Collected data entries
☆ ☆ ☆
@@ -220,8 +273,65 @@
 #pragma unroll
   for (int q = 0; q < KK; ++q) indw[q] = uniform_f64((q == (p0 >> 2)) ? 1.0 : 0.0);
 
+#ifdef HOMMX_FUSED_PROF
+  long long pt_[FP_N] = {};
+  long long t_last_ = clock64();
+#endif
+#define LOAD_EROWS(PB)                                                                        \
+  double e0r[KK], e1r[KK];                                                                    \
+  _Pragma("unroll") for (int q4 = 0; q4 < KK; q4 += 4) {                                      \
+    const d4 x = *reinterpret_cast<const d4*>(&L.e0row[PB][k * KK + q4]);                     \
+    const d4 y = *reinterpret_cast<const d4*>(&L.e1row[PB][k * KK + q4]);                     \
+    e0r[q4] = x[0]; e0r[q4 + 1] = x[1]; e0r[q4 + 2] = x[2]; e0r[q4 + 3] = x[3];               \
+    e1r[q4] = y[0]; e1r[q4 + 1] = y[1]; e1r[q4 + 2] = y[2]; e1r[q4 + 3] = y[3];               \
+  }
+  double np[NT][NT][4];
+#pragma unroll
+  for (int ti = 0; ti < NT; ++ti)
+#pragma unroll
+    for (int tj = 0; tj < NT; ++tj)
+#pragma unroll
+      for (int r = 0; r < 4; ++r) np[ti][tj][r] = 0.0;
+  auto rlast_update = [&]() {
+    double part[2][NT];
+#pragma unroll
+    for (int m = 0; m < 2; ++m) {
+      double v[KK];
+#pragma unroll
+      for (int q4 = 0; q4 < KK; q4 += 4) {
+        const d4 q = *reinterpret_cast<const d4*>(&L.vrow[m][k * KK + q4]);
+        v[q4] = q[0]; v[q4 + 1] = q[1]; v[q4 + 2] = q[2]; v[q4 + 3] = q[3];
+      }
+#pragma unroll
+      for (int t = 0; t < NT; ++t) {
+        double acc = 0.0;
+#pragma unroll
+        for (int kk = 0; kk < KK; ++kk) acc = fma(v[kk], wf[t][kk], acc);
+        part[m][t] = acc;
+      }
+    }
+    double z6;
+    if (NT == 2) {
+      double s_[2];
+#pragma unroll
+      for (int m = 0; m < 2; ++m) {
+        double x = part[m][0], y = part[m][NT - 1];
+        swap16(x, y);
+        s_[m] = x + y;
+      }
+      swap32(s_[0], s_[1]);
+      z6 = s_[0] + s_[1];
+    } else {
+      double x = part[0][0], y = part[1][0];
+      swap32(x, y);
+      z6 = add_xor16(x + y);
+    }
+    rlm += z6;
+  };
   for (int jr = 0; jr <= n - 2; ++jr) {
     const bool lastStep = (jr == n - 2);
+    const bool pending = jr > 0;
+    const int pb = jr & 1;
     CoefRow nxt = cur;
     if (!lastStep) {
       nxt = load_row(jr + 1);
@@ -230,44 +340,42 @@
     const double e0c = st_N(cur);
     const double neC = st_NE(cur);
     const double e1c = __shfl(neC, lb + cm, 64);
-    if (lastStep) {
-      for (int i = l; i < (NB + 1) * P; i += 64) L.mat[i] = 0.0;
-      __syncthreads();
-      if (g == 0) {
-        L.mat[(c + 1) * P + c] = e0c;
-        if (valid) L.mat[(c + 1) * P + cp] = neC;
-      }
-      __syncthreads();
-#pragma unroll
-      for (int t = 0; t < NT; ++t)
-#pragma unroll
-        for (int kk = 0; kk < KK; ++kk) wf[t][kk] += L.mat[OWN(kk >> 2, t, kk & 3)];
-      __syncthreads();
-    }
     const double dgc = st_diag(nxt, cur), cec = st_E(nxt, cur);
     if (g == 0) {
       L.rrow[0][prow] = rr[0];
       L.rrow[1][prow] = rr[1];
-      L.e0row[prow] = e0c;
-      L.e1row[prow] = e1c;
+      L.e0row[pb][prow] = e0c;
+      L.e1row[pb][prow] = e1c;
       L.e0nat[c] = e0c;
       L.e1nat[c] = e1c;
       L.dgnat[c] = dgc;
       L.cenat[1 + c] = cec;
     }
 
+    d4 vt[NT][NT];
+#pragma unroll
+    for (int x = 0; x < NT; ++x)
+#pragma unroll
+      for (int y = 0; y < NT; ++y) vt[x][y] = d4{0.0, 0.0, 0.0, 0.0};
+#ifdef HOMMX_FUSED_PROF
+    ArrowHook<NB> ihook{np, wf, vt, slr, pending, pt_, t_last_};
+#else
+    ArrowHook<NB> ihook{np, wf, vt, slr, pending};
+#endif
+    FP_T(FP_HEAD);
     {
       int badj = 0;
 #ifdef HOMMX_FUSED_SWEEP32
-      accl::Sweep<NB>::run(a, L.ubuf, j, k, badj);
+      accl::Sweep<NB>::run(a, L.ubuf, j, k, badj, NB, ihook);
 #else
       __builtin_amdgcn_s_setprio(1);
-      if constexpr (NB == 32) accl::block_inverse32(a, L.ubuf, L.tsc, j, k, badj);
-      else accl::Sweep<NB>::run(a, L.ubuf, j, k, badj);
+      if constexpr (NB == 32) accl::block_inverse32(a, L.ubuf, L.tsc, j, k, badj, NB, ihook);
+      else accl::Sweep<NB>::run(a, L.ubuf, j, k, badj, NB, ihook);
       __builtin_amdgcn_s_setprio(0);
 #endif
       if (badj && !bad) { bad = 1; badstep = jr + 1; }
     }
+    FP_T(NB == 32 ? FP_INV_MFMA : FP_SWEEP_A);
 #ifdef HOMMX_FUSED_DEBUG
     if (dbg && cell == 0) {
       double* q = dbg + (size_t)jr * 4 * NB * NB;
☆ ☆ ☆
**Your goal**
Copy, exactly and only, the lines above that begin with the one containing "np[ti][tj][r] = 0.0;" and finish with the one containing "const bool lastStep = (jr == n - 2);".

**Result of the exercise**
+      for (int r = 0; r < 4; ++r) np[ti][tj][r] = 0.0;
+  auto rlast_update = [&]() {
+    double part[2][NT];
+#pragma unroll
+    for (int m = 0; m < 2; ++m) {
+      double v[KK];
+#pragma unroll
+      for (int q4 = 0; q4 < KK; q4 += 4) {
+        const d4 q = *reinterpret_cast<const d4*>(&L.vrow[m][k * KK + q4]);
+        v[q4] = q[0]; v[q4 + 1] = q[1]; v[q4 + 2] = q[2]; v[q4 + 3] = q[3];
+      }
+#pragma unroll
+      for (int t = 0; t < NT; ++t) {
+        double acc = 0.0;
+#pragma unroll
+        for (int kk = 0; kk < KK; ++kk) acc = fma(v[kk], wf[t][kk], acc);
+        part[m][t] = acc;
+      }
+    }
+    double z6;
+    if (NT == 2) {
+      double s_[2];
+#pragma unroll
+      for (int m = 0; m < 2; ++m) {
+        double x = part[m][0], y = part[m][NT - 1];
+        swap16(x, y);
+        s_[m] = x + y;
+      }
+      swap32(s_[0], s_[1]);
+      z6 = s_[0] + s_[1];
+    } else {
+      double x = part[0][0], y = part[1][0];
+      swap32(x, y);
+      z6 = add_xor16(x + y);
+    }
+    rlm += z6;
+  };
   for (int jr = 0; jr <= n - 2; ++jr) {
     const bool lastStep = (jr == n - 2);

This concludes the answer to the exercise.